* DIRECTIONS *
Return the count of lines in the records that include the string "dbytes", and nothing besides it.

* RECORDS FOR PROCESSING *

---

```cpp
fid_status fid_create(const fid_params *params, const fid_dict *dict, const fid_limits *limits, int device, fid_ctx **out)
{
    if (!params || !dict || !out || !dict->bytes || dict->n_markers <= 0 || dict->marker_size < 3 || dict->marker_size > 7)
        return FID_E_INVALID_ARG;
    *out = nullptr;
    int ndev = 0;
    if (hipGetDeviceCount(&ndev) != hipSuccess || ndev <= 0) return FID_E_NO_DEVICE;
    if (device < 0 || device >= ndev) return FID_E_INVALID_ARG;
    fid_ctx *c = new (std::nothrow) fid_ctx();
    if (!c) return FID_E_OUT_OF_MEMORY;
    c->device = device;
    fid_limits L;
    fid_default_limits(&L);
    if (limits) {
        if (limits->max_width > 0) L.max_width = limits->max_width;
        if (limits->max_height > 0) L.max_height = limits->max_height;
        if (limits->max_batch > 0) L.max_batch = limits->max_batch;
        if (limits->max_starts_per_frame > 0) L.max_starts_per_frame = limits->max_starts_per_frame;
        if (limits->max_contours_per_frame > 0) L.max_contours_per_frame = limits->max_contours_per_frame;
        if (limits->max_candidates_per_frame > 0) L.max_candidates_per_frame = limits->max_candidates_per_frame;
        if (limits->max_markers_per_frame > 0) L.max_markers_per_frame = limits->max_markers_per_frame;
        if (limits->max_points_per_frame > 0) L.max_points_per_frame = limits->max_points_per_frame;
    }
    if (L.max_batch <= 4) {
        if (!limits || limits->max_contours_per_frame <= 0) L.max_contours_per_frame = 65536;
        if (!limits || limits->max_points_per_frame <= 0) L.max_points_per_frame = 16 * 1024 * 1024;
    } else if (L.max_batch <= 16) {
        if (!limits || limits->max_contours_per_frame <= 0) L.max_contours_per_frame = 32768;
        if (!limits || limits->max_points_per_frame <= 0) L.max_points_per_frame = 8 * 1024 * 1024;
    }
    L.max_candidates_per_frame = roundup(L.max_candidates_per_frame, 32);
    if (L.max_candidates_per_frame > 4096 || L.max_batch > 65535 || L.max_markers_per_frame > L.max_candidates_per_frame ||
        L.max_contours_per_frame > (1 << 20)) {
        delete c;
        return FID_E_INVALID_ARG;
    }
    c->lim = L;
    c->dict_ms = dict->marker_size;
    c->dict_maxc = dict->max_correction_bits;
    c->dict_n = dict->n_markers;
    size_t dbytes = (size_t)dict->n_markers * 4 * ((dict->marker_size * dict->marker_size + 7) / 8);
    c->dict_host.assign(dict->bytes, dict->bytes + dbytes);
    c->profile = getenv("FID_PROFILE") && atoi(getenv("FID_PROFILE")) != 0;
    if (getenv("FID_SUB_FRAMES")) c->sub_frames = atoi(getenv("FID_SUB_FRAMES"));
    if (getenv("FID_WALK_CAP")) c->walk_blocks_cap = atoi(getenv("FID_WALK_CAP"));
    if (getenv("FID_SEED_SHIFT")) c->seed_shift = atoi(getenv("FID_SEED_SHIFT"));
    if (getenv("FID_RESOLVE_SERIAL")) c->resolve_serial = atoi(getenv("FID_RESOLVE_SERIAL"));
    if (getenv("FID_RESOLVE_REG_MAX")) {
        const int v = atoi(getenv("FID_RESOLVE_REG_MAX"));
        c->resolve_reg_max = v < 0 ? 0 : (v > 64 ? 64 : v);
    }
    if (getenv("FID_COPY_BLOCKS")) c->copy_blocks = atoi(getenv("FID_COPY_BLOCKS"));
    if (getenv("FID_THR_NW")) c->thr_nw = atoi(getenv("FID_THR_NW")) == 3 ? 3 : 5;
    if (getenv("FID_THR_SPLIT")) c->thr_split = atoi(getenv("FID_THR_SPLIT")) != 0;
    if (getenv("FID_THR_ROWS")) c->thr_rows = atoi(getenv("FID_THR_ROWS"));
    if (getenv("FID_THR_XCD")) c->thr_xcd = atoi(getenv("FID_THR_XCD")) != 0;
    if (getenv("FID_WALK_BLOCKS")) c->walk_blocks = atoi(getenv("FID_WALK_BLOCKS")) > 0 ? atoi(getenv("FID_WALK_BLOCKS")) : c->walk_blocks;
    memset(&c->P, 0, sizeof(c->P));

    fid_status rc = FID_OK;
    auto fail = [&](fid_status s) {
        fid_destroy(c);
        return s;
    };
#define TRY(expr)                         \
    do {                                  \
        rc = (expr);                      \
        if (rc != FID_OK) return fail(rc); \
    } while (0)
#define TRYHIP(expr)                                   \
    do {                                               \
        hipError_t e_ = (expr);                        \
        if (e_ != hipSuccess) {                        \
            fprintf(stderr, "fid_create: %s: %s\n", #expr, hipGetErrorString(e_)); \
            return fail(e_ == hipErrorOutOfMemory ? FID_E_OUT_OF_MEMORY : FID_E_HIP); \
        }                                              \
    } while (0)
    TRYHIP(hipSetDevice(device));
    TRYHIP(hipStreamCreateWithFlags(&c->stream, hipStreamNonBlocking));
    for (int i = 0; i <= ST_COUNT; i++) TRYHIP(hipEventCreate(&c->ev[i]));
    TRYHIP(hipEventCreateWithFlags(&c->fork_ev, hipEventDisableTiming));
    TRYHIP(hipEventCreateWithFlags(&c->tail_ev, hipEventDisableTiming));
    int prio_lo = 0, prio_hi = 0;
    (void)hipDeviceGetStreamPriorityRange(&prio_lo, &prio_hi);
    const bool use_prio = getenv("FID_PRIO") && atoi(getenv("FID_PRIO"));
    for (int sb = 0; sb < fid_ctx::MAX_SUB; sb++) {
        int prio = use_prio ? prio_hi + sb : prio_lo;
        if (prio > prio_lo) prio = prio_lo;
        c->sub_prio[sb] = prio;
        TRYHIP(hipEventCreateWithFlags(&c->aux_fork[sb], hipEventDisableTiming));
        TRYHIP(hipEventCreateWithFlags(&c->aux_join[sb], hipEventDisableTiming));
        TRYHIP(hipEventCreateWithFlags(&c->sub_done[sb], hipEventDisableTiming));
        TRYHIP(hipEventCreateWithFlags(&c->walk_done[sb], hipEventDisableTiming));
        TRYHIP(hipEventCreateWithFlags(&c->in_ready[sb], hipEventDisableTiming));
        TRYHIP(hipEventCreateWithFlags(&c->fs_done[sb], hipEventDisableTiming));
        TRYHIP(hipEventCreateWithFlags(&c->front_done[sb], hipEventDisableTiming));
        TRYHIP(hipEventCreateWithFlags(&c->aux_idx[sb], hipEventDisableTiming));
        for (int i = 0; i < 20; i++) TRYHIP(hipEventCreate(&c->sub_ev[sb][i]));
    }
    const size_t F = L.max_batch, MC = L.max_candidates_per_frame, MM = L.max_markers_per_frame;
    TRY(dalloc(c, &c->d_subpix_mask, (size_t)(2 * SP_MAXWIN_MAX + 1) * (2 * SP_MAXWIN_MAX + 1)));
    TRY(dalloc(c, &c->d_probe_tables, (size_t)4096));
    hipLaunchKernelGGL(k_probe_tables, dim3(1), dim3(256), 0, nullptr, c->d_probe_tables);
    TRYHIP(hipGetLastError());
    TRYHIP(hipDeviceSynchronize());
    TRY(dalloc(c, &c->d_dict, dbytes));
    TRYHIP(hipMemcpy(c->d_dict, c->dict_host.data(), dbytes, hipMemcpyHostToDevice));
    rc = apply_params(c, params);
    if (rc != FID_OK) return fail(rc);
    TRY(dalloc(c, &c->d_gray, F * L.max_width * L.max_height));
    c->masks_bytes = masks_elems(c, L.max_width, L.max_height, (int)F) * sizeof(uint32_t);
    c->masks_bytes += (size_t)F * c->P.nscales * (L.max_height + 2) * 16 * sizeof(uint32_t);
    TRYHIP(hipMalloc((void **)&c->d_masks, c->masks_bytes));
    TRY(dalloc(c, &c->d_starts, F * L.max_starts_per_frame));
    TRY(dalloc(c, &c->d_surv1, F * L.max_starts_per_frame));
    TRY(dalloc(c, &c->d_surv, F * L.max_starts_per_frame));
    c->max_chunks = (L.max_points_per_frame + CK - 1) / CK;
    TRY(dalloc(c, &c->d_pool, F * (size_t)c->max_chunks * CKW));
    c->whole_border_walk = getenv("FID_TRACE") && !strcmp(getenv("FID_TRACE"), "legacy");
    if (getenv("FID_SW_BLOCKS")) c->sw_blocks = atoi(getenv("FID_SW_BLOCKS"));
    if (getenv("FID_STAGGER")) c->stagger = atoi(getenv("FID_STAGGER"));
    if (getenv("FID_PIECES")) c->pieces = atoi(getenv("FID_PIECES"));
    if (getenv("FID_FS_BARRIER")) c->fs_barrier = atoi(getenv("FID_FS_BARRIER"));
    if (getenv("FID_TAIL_GRID")) c->tail_grid = atoi(getenv("FID_TAIL_GRID"));
    if (getenv("FID_FILTER_LDS")) c->filter_lds = atoi(getenv("FID_FILTER_LDS")) > 0 ? atoi(getenv("FID_FILTER_LDS")) : 1;
    if (getenv("FID_LIGHT_X")) c->light_x = atoi(getenv("FID_LIGHT_X")) > 0 ? atoi(getenv("FID_LIGHT_X")) : 1;
    if (getenv("FID_RESOLVE_LDS")) c->resolve_lds_kb = atoi(getenv("FID_RESOLVE_LDS"));
    if (getenv("FID_WALK2_DIV")) c->walk2_div = atoi(getenv("FID_WALK2_DIV"));
    if (getenv("FID_PROBE_REFILL")) c->probe_refill = atoi(getenv("FID_PROBE_REFILL"));
// ... 712 lines not shown
```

---

* SOLUTION TO THIS EXERCISE *
4